The US Department of Justice released a parallel statement reinforcing that the international tribunal holds absolute zero legal authority over American citizens, regardless of where they reside or travel globally.
Blanche defended the boycott by citing domestic law, arguing that the US Constitution exclusively gives judicial power to domestic courts. He asserted that American nationals should never be subjected to an unaccountable external panel, while also chiding the global body for unevenly applying its rules, a habit he claimed damages its institutional credibility.
The International Criminal Court did not immediately respond to inquiries seeking a formal statement regarding the American non-cooperation directive on Thursday.
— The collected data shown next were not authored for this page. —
# uberalex974/Reinforcement-Learning

Hardware: AMD Instinct MI355X
Metric: env-steps/sec (whole node) at 32768 arenas; PPO wall-clock per 1M steps (higher is better)
Workload: dtype f32

## Files before the change

### include/rlgpu_env.h

```cpp
#ifndef RLGPU_ENV_H
#define RLGPU_ENV_H

#include <stdint.h>
#include "rlgpu_arith.h"
#include "rlgpu_core.h"

#ifdef __cplusplus
extern "C" {
#endif

#define RLGPU_CARS 4
#define RLGPU_PADS 34
#define RLGPU_MANIFOLDS 12
#define RLGPU_MAX_SOLVER_ROWS 14
#define RLGPU_MAX_MESH_OBJECTS 32
#define RLGPU_OBS 167
#define RLGPU_ACTIONS 90
#define RLGPU_REWARDS 13
#define RLGPU_MAX_REWARDS 32
#define RLGPU_MAX_TERMINALS 8
#define RLGPU_SS_KICKOFF 0
#define RLGPU_SS_FUZZED_KICKOFF 1

enum {
// ... 96 lines not shown
    uint8_t prev_is_flipping[RLGPU_CARS];
    uint8_t prev_on_ground[RLGPU_CARS];
    uint8_t has_prev;
    uint8_t terminal;
    uint8_t pad[2];
    float prev_action[RLGPU_CARS][8];
    float no_touch_time;
    int32_t score_blue, score_orange;
    int32_t penalty_blue, penalty_orange;
    uint8_t ev_bump[RLGPU_CARS], ev_bumped[RLGPU_CARS], ev_demo[RLGPU_CARS], ev_demoed[RLGPU_CARS];
    uint32_t rng_counter;
    uint32_t manifold_overflow;
    int32_t episode_steps;
    uint16_t bp_cell[RLGPU_CARS + 1];
    uint8_t bp_rank[RLGPU_CARS + 1];
    uint8_t pad1;
} rlgpu_env_extra;

typedef struct {
    rlgpu_body ball;
    float ball_vel_impulse_cache[3];
    int32_t ball_sleeping;
    rlgpu_car cars[RLGPU_CARS];
    rlgpu_pad pads[RLGPU_PADS];
    rlgpu_env_extra env;
} rlgpu_arena_state;

typedef struct {
    int32_t num_arenas;
    int32_t tick_skip;
    int32_t action_delay;
    uint64_t seed;
    int32_t save_rewards;
    int32_t max_episode_steps;
    const float* mesh_tris;
    int32_t mesh_ntris;
    int32_t mesh_objects;
    const int32_t* mesh_object_ntris;
    const rlgpu_reward_spec* rewards;
    int32_t n_rewards;
    const rlgpu_terminal_spec* terminals;
    int32_t n_terminals;
    int32_t arith;
    int32_t arena_offset;
    int32_t state_setter;
} rlgpu_envset_config;

typedef struct {
    float* obs;
    uint8_t* masks;
    float* rewards;
    int8_t* terminals;
    float* trunc_obs;
} rlgpu_step_outputs;

typedef struct rlgpu_envset rlgpu_envset;

typedef struct {
    float* obs;
    uint8_t* action_masks;
    float* rewards;
    uint8_t* terminals;
    float* last_rewards;
    float* trunc_obs;
    int32_t num_players;
    int32_t num_arenas;
    int32_t num_rewards;
    int32_t* arena_player_start;
} rlgpu_envset_buffers;

int rlgpu_envset_create(const rlgpu_envset_config* cfg, rlgpu_envset** out);
int rlgpu_envset_destroy(rlgpu_envset* env);
int rlgpu_envset_buffers_get(rlgpu_envset* env, rlgpu_envset_buffers* out);

int rlgpu_envset_reset(rlgpu_envset* env, void* stream);
int rlgpu_envset_reset_arenas(rlgpu_envset* env, const uint8_t* d_mask, void* stream);

int rlgpu_envset_step_first_half(rlgpu_envset* env, void* stream);
int rlgpu_envset_step_second_half(rlgpu_envset* env, const int32_t* d_actions, void* stream);
int rlgpu_envset_step(rlgpu_envset* env, const int32_t* d_actions, int32_t reset_terminated,
                      const rlgpu_step_outputs* out, void* stream);
int rlgpu_envset_step_range(rlgpu_envset* env, int32_t first, int32_t count, const int32_t* d_actions,
                            int32_t reset_terminated, const rlgpu_step_outputs* out, void* stream);
int rlgpu_envset_sync(rlgpu_envset* env, void* stream);
int rlgpu_envset_set_output_only(rlgpu_envset* env, int32_t enable);

int rlgpu_envset_get_arenas(rlgpu_envset* env, int32_t first, int32_t count, rlgpu_arena_state* h_out);
int rlgpu_envset_set_arenas(rlgpu_envset* env, int32_t first, int32_t count, const rlgpu_arena_state* h_in);
int rlgpu_envset_build_obs(rlgpu_envset* env, void* stream);

int rlgpu_envset_set_profile(rlgpu_envset* env, unsigned long long* d_counters, int64_t capacity);

enum {
    RLGPU_SM_IN_AIR = 0,
    RLGPU_SM_BALL_TOUCH = 1,
    RLGPU_SM_DEMOED = 2,
    RLGPU_SM_SPEED = 3,
    RLGPU_SM_SPEED_TO_BALL = 4,
    RLGPU_SM_BOOST = 5,
    RLGPU_SM_TOUCH_HEIGHT = 6,
    RLGPU_SM_GOAL_SPEED = 7,
    RLGPU_NUM_STEP_METRICS = 8,
    RLGPU_SM_SLOT_GOAL_SPEED = 28,
    RLGPU_SM_SLOT_GOALS = 29,
    RLGPU_SM_SLOT_PASSES = 30,
    RLGPU_STEP_METRIC_SLOTS = 32
};
const char* rlgpu_step_metric_name(int32_t i);
int rlgpu_envset_enable_step_metrics(rlgpu_envset* env, int32_t enable);
int rlgpu_envset_step_metrics(rlgpu_envset* env, double* h_total, uint64_t* h_count, int32_t reset, void* stream);
int rlgpu_envset_step_metric_slots(rlgpu_envset* env, double* h_out, void* stream);

int rlgpu_envset_default_plugins(rlgpu_reward_spec* rewards, int32_t* n_rewards, rlgpu_terminal_spec* terminals,
                                 int32_t* n_terminals);

int rlgpu_arena_state_size(void);

#ifdef __cplusplus
}
#endif
#endif
```

### include/rlgpu_ppo.h

```cpp
#ifndef RLGPU_PPO_H
#define RLGPU_PPO_H

#include <stdint.h>
#include "rlgpu_core.h"

#ifdef __cplusplus
extern "C" {
#endif

#define RLGPU_MAX_LAYERS 8

typedef struct {
    int32_t obs_size;
    int32_t num_actions;
    int32_t policy_layers[RLGPU_MAX_LAYERS];
    int32_t n_policy_layers;
    int32_t critic_layers[RLGPU_MAX_LAYERS];
    int32_t n_critic_layers;
    int32_t layer_norm;
    float leaky_slope;
    int32_t activation;
    float policy_lr, critic_lr;
    float beta1, beta2, eps, weight_decay;
    float clip_range;
    float entropy_scale;
    float max_grad_norm;
    int32_t max_rows;
    uint64_t seed;
    int32_t train_gemm;
    int32_t infer_fp16;
    int32_t shared_layers[RLGPU_MAX_LAYERS];
    int32_t n_shared_layers;
    int64_t sample_row_offset;
    float policy_temperature;
    int32_t mask_entropy;
} rlgpu_ppo_config;

enum { RLGPU_GEMM_F32X6 = 0, RLGPU_GEMM_F32 = 1, RLGPU_GEMM_F16X3 = 2 };
enum { RLGPU_ACT_LEAKY_RELU = 0, RLGPU_ACT_RELU = 1, RLGPU_ACT_SIGMOID = 2, RLGPU_ACT_TANH = 3 };
enum { RLGPU_INFER_BF16 = 0, RLGPU_INFER_F16 = 1, RLGPU_INFER_F32 = 2 };

typedef struct rlgpu_ppo rlgpu_ppo;

enum {
    RLGPU_M_ENTROPY = 0, RLGPU_M_KL, RLGPU_M_POLICY_LOSS, RLGPU_M_CRITIC_LOSS, RLGPU_M_RATIO,
    RLGPU_M_CLIP_FRACTION, RLGPU_M_COUNT, RLGPU_M_GRAD_NORM_POLICY, RLGPU_M_GRAD_NORM_CRITIC,
    RLGPU_M_GRAD_NORM_SHARED, RLGPU_NUM_METRICS = 16
};

int rlgpu_ppo_create(const rlgpu_ppo_config* cfg, rlgpu_ppo** out);
int rlgpu_ppo_destroy(rlgpu_ppo* h);
int32_t rlgpu_ppo_config_size(void);

int rlgpu_ppo_buffers(rlgpu_ppo* h, float** d_params, float** d_grads, int64_t* num_params);
int rlgpu_ppo_model_range(rlgpu_ppo* h, int32_t model, int64_t* offset, int64_t* count);
int rlgpu_ppo_init_params(rlgpu_ppo* h, uint64_t seed, void* stream);
int rlgpu_ppo_refresh_half(rlgpu_ppo* h, void* stream);

int rlgpu_debug_infer_trace(void* d_buf, int64_t capacity);
int rlgpu_kernel_timing(int32_t enable);
int rlgpu_kernel_timing_read(double* ms, double* work, int64_t* count, int32_t nslots);

int rlgpu_ppo_forward(rlgpu_ppo* h, int32_t model, int32_t precision, const float* d_in, int32_t n,
                      float* d_out, void* stream);

int rlgpu_ppo_infer_actions(rlgpu_ppo* h, const float* d_obs, const uint8_t* d_masks, int32_t n,
                            int32_t deterministic, uint64_t rng_step, int32_t* d_actions, float* d_logp,
                            void* stream);
int rlgpu_ppo_set_version(rlgpu_ppo* h, const float* d_policy_params, void* stream);
int rlgpu_ppo_infer_actions_mixed(rlgpu_ppo* h, const float* d_obs, const uint8_t* d_masks, int32_t n,
                                  int32_t deterministic, uint64_t rng_step, const uint8_t* d_old_rows,
                                  int32_t* d_actions, float* d_logp, void* stream);
int rlgpu_ppo_infer_actions_rows(rlgpu_ppo* h, const float* d_obs, const uint8_t* d_masks, int32_t n, int64_t row0,
                                 int32_t deterministic, uint64_t rng_step, const uint8_t* d_old_rows,
                                 int32_t* d_actions, float* d_logp, void* stream);
int rlgpu_ppo_fused_infer(rlgpu_ppo* h, int32_t model);
int rlgpu_ppo_infer_critic(rlgpu_ppo* h, const float* d_obs, int64_t n, float* d_values, void* stream);

int rlgpu_mean_std(const float* d_x, int64_t n, float* d_out, void* stream);

int rlgpu_ppo_minibatch(rlgpu_ppo* h, const float* d_obs, const uint8_t* d_masks, const int32_t* d_actions,
                        const float* d_old_logp, const float* d_adv, const float* d_target,
                        const int32_t* d_index, int64_t start, int32_t n, int64_t batch_size,
                        const float* d_adv_stats, float* d_metrics, void* stream);

int rlgpu_ppo_optimizer_step(rlgpu_ppo* h, float* d_metrics, void* stream);
int rlgpu_ppo_zero_grad(rlgpu_ppo* h, void* stream);
int rlgpu_ppo_optimizer_state(rlgpu_ppo* h, int64_t* step, float** d_exp_avg, float** d_exp_avg_sq);
int rlgpu_ppo_set_optimizer_step(rlgpu_ppo* h, int64_t step);

int rlgpu_gemm(int32_t mode, int32_t a_layout, int32_t b_layout, const float* d_A, int64_t lda, const float* d_B,
               int64_t ldb, float* d_C, int64_t ldc, const float* d_bias, int32_t I, int32_t J, int32_t K, int32_t splits,
               void* stream);
int rlgpu_gemm_f32(int32_t a_layout, int32_t b_layout, const float* d_A, int64_t lda, const float* d_B, int64_t ldb,
                   float* d_C, int64_t ldc, const float* d_bias, int32_t I, int32_t J, int32_t K, int32_t splits,
                   void* stream);

int rlgpu_permutation(int64_t n, uint64_t seed, uint64_t counter, int32_t* d_out, void* stream);

#ifdef __cplusplus
}
#endif
#endif
```

### reinforcement-learning_amd/csrc/common.hpp

```cpp
#pragma once
#include <hip/hip_runtime.h>
#include <cstdint>
#include <cstdio>
#include <stdexcept>
#include <string>

#include "../../include/rlgpu_core.h"

namespace rlgpu {

void set_last_error(const std::string& msg);

struct Error : std::runtime_error {
    int code;
    Error(int c, const std::string& m) : std::runtime_error(m), code(c) {}
};

#define RLGPU_CHECK_HIP(expr)                                                                \
    do {                                                                                     \
        hipError_t _e = (expr);                                                              \
        if (_e != hipSuccess)                                                                \
            throw ::rlgpu::Error(RLGPU_ERR_HIP, std::string(#expr " failed: ") +             \
                                                    hipGetErrorString(_e));                  \
    } while (0)

#define RLGPU_REQUIRE(cond, msg)                                                             \
    do {                                                                                     \
        if (!(cond)) throw ::rlgpu::Error(RLGPU_ERR_INVALID_ARG, std::string(msg));          \
    } while (0)

template <class F>
inline int guarded(F&& f) {
    try {
        f();
        return RLGPU_OK;
    } catch (const Error& e) {
        set_last_error(e.what());
        return e.code;
    } catch (const std::bad_alloc&) {
        set_last_error("host allocation failed");
        return RLGPU_ERR_OOM;
    } catch (const std::exception& e) {
        set_last_error(e.what());
        return RLGPU_ERR_STATE;
    }
}

inline hipStream_t as_stream(void* s) { return reinterpret_cast<hipStream_t>(s); }

inline unsigned ceil_div(int64_t a, int64_t b) { return (unsigned)((a + b - 1) / b); }

void launch_mlp_infer_act(int act, bool f16, unsigned blocks, hipStream_t s, const void* args, size_t bytes);

}
```

### reinforcement-learning_amd/csrc/env.hip

```cpp
#include <mutex>
#include <algorithm>
#include <cmath>
#include <cstring>
#include <string>
#include <vector>

#include "common.hpp"
#include "env_step.hpp"
#include "mesh.hpp"
#include "../../include/rlgpu_gamestate.h"

namespace rl {
void env_k0_upload(const EnvConst& k, const RsqrtLut* lut);
void env_k1_upload(const EnvConst& k, const RsqrtLut* lut);
void env_k2_upload(const EnvConst& k, const RsqrtLut* lut);
void env_k0_launch(const StepArgs& g, int blocks, hipStream_t s);
void env_k1_launch(const StepArgs& g, int blocks, hipStream_t s);
void env_k2_launch(const StepArgs& g, int blocks, hipStream_t s);

static m3 host_euler_ypr(float yaw, float pitch, float roll) {
    float ci = std::cos(roll), cj = std::cos(pitch), ch = std::cos(yaw);
    float si = std::sin(roll), sj = std::sin(pitch), sh = std::sin(yaw);
    float cc = ci * ch, cs = ci * sh, sc = si * ch, ss = si * sh;
    return m3{v3{cj * ch, sj * sc - cs, sj * cc + ss}, v3{cj * sh, sj * ss + cc, sj * cs - sc}, v3{-sj, cj * si, cj * ci}};
}

static EnvConst make_env_const() {
    EnvConst k;
    std::memset(&k, 0, sizeof k);
    const float UU = 1.f / 50.f;
    k.ball_radius = 91.25f * UU;
    float elem = 0.4f * kBallMass * k.ball_radius * k.ball_radius;
    k.ball_inv_inertia = v3{1.f / elem, 1.f / elem, 1.f / elem};
    k.ball_inv_mass = 1.f / kBallMass;
    v3 hs = v3{120.507f, 86.6994f, 38.6591f} * UU;
    v3 h = v3{hs.x / 2.f, hs.y / 2.f, hs.z / 2.f};
    const float m0 = 0.04f;
    v3 impl = v3{h.x - m0, h.y - m0, h.z - m0};
    const float mn_half = h.x < h.y ? (h.x < h.z ? h.x : h.z) : (h.y < h.z ? h.y : h.z);
    const float safe = 0.1f * mn_half;
    k.car_margin = m0;
    if (safe < k.car_margin) {
        const v3 with_m = impl + v3{m0, m0, m0};
        k.car_margin = safe;
        impl = with_m - v3{safe, safe, safe};
    }
    k.car_impl = impl;
    {
        const v3 mn = v3{-4500.f * UU, -6000.f * UU, 0.f * UU}, mx = v3{4500.f * UU, 6000.f * UU, 2500.f * UU};
        const float cell = 370.f * UU * 1.f;
        const v3 range = mx - mn;
        k.bp_min = mn;
        k.bp_inv_cell = 1.f / cell;
        k.bp_cells[0] = std::max(1, (int)std::ceil(range.x / cell));
        k.bp_cells[1] = std::max(1, (int)std::ceil(range.y / cell));
        k.bp_cells[2] = std::max(1, (int)std::ceil(range.z / cell));
    }
    k.car_half = impl + v3{k.car_margin, k.car_margin, k.car_margin};
    k.car_offset = v3{13.87566f, 0.f, 20.755f} * UU;
    float lx = 2.f * k.car_half.x, ly = 2.f * k.car_half.y, lz = 2.f * k.car_half.z;
    v3 inertia = v3{ly * ly + lz * lz, lx * lx + lz * lz, lx * lx + ly * ly} * (kCarMass / 12.f);
    k.car_inv_inertia = v3{1.f / inertia.x, 1.f / inertia.y, 1.f / inertia.z};
    k.car_inv_mass = 1.f / kCarMass;
    for (int i = 0; i < 4; i++) {
        bool front = i < 2, left = i % 2;
        float radius = front ? 12.50f : 15.00f;
        v3 off = front ? v3{51.25f, 25.90f, 20.755f} : v3{-33.75f, 29.50f, 20.755f};
        if (left) off.y *= -1;
        float rest = (front ? 38.755f : 37.055f) - 12.f;
        k.wheel_conn[i] = off * UU;
        k.wheel_rest[i] = rest * UU;
        k.wheel_radius[i] = radius * UU;
        k.wheel_force_scale[i] = front ? (36.f - (1.f / 4.f)) : (54.f + (1.f / 4.f) + (1.5f / 100.f));
    }
    k.susp_travel = ((12.f * UU) * 100.f) / 100.f;
    k.ball_cbt = (float)((double)k.ball_radius + 0.08) * 0.02f;
    {
        v3 mn = k.car_offset - k.car_half, mx = k.car_offset + k.car_half;
        v3 c = (mn + mx) * 0.5f;
        float r = len(mx - mn) * 0.5f;
        k.car_cbt = (r + len(c)) * 0.02f;
    }
    k.gravity = v3{0, 0, -650.f} * UU;
    k.ball_damp = (float)std::pow((double)(1.f - 0.03f), (double)(1.f / 120.f));
    k.plane_n[0] = v3{0, 0, 1};
    k.plane_p[0] = v3{0, 0, 0};
    k.plane_n[1] = v3{0, 0, -1};
    k.plane_p[1] = v3{0, 0, 2048} * UU;
    k.plane_n[2] = v3{1, 0, 0};
    k.plane_p[2] = v3{-4096, 0, 2048 / 2} * UU;
    k.plane_n[3] = v3{-1, 0, 0};
    k.plane_p[3] = v3{4096, 0, 2048 / 2} * UU;
    for (int p = 0; p < 4; p++) {
        const v3 n = k.plane_n[p];
        k.plane_axis[p] = -1;
        if (std::fabs(n.x) == 1.f && n.y == 0.f && n.z == 0.f) k.plane_axis[p] = 0;
        if (n.x == 0.f && std::fabs(n.y) == 1.f && n.z == 0.f) k.plane_axis[p] = 1;
        if (n.x == 0.f && n.y == 0.f && std::fabs(n.z) == 1.f) k.plane_axis[p] = 2;
    }
    const float sx[5] = {-2048, 2048, -256, 256, 0}, sy[5] = {-2560, -2560, -3840, -3840, -4608};
    const float syaw[5] = {(float)(M_PI_4 * 1), (float)(M_PI_4 * 3), (float)(M_PI_4 * 2), (float)(M_PI_4 * 2), (float)(M_PI_4 * 2)};
// ... 181 lines not shown
        for (int i = 0; i < p.nr; i++) {
            const rlgpu_reward_spec& r = cfg->rewards[i];
            if (r.type < 0 || r.type >= RLGPU_NUM_REWARD_TYPES)
                throw rlgpu::Error(RLGPU_ERR_UNSUPPORTED,
                                   "rlgpu_envset_create: reward " + std::to_string(i) + " has unknown type " +
                                       std::to_string(r.type) + " (the device registry holds types 0.." +
                                       std::to_string(RLGPU_NUM_REWARD_TYPES - 1) + ", include/rlgpu_env.h RLGPU_RW_*)");
            p.rw[i] = r;
        }
    } else {
        RLGPU_REQUIRE(cfg->n_rewards == 0, "rlgpu_envset_create: n_rewards without a rewards list");
    }
    if (cfg->terminals) {
        RLGPU_REQUIRE(cfg->n_terminals >= 0 && cfg->n_terminals <= RLGPU_MAX_TERMINALS,
                      "rlgpu_envset_create: n_terminals must be in [0, " + std::to_string(RLGPU_MAX_TERMINALS) + "]");
        p.nt = cfg->n_terminals;
        for (int i = 0; i < p.nt; i++) {
            const rlgpu_terminal_spec& t = cfg->terminals[i];
            if (t.type < 0 || t.type >= RLGPU_NUM_TERMINAL_TYPES)
                throw rlgpu::Error(RLGPU_ERR_UNSUPPORTED,
                                   "rlgpu_envset_create: terminal condition " + std::to_string(i) + " has unknown type " +
                                       std::to_string(t.type) + " (the device registry holds types 0.." +
                                       std::to_string(RLGPU_NUM_TERMINAL_TYPES - 1) + ", include/rlgpu_env.h RLGPU_TC_*)");
            p.tc[i] = t;
        }
    } else {
        RLGPU_REQUIRE(cfg->n_terminals == 0, "rlgpu_envset_create: n_terminals without a terminals list");
    }
    return p;
}
}
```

The tensions between the US and the ICC are ongoing. Last year, the Trump administration imposed sanctions on four senior members of the ICC for their roles in pursuing cases against American and Israeli officials.
Washington enacted the restrictions to retaliate against the Hague-based war tribunal after it approved an arrest warrant for Prime Minister Benjamin Netanyahu, alongside an older, separate ICC investigation exploring suspected war crimes committed by American military personnel in Afghanistan.
Three of the ICC judges who were sanctioned launched a legal challenge against the sanctions in late June, asserting that the measures are fundamentally illegal.
The plaintiffs argue that the administration's punitive measures were deliberately engineered as an improper, extrajudicial campaign designed to penalize the bench and force compliance.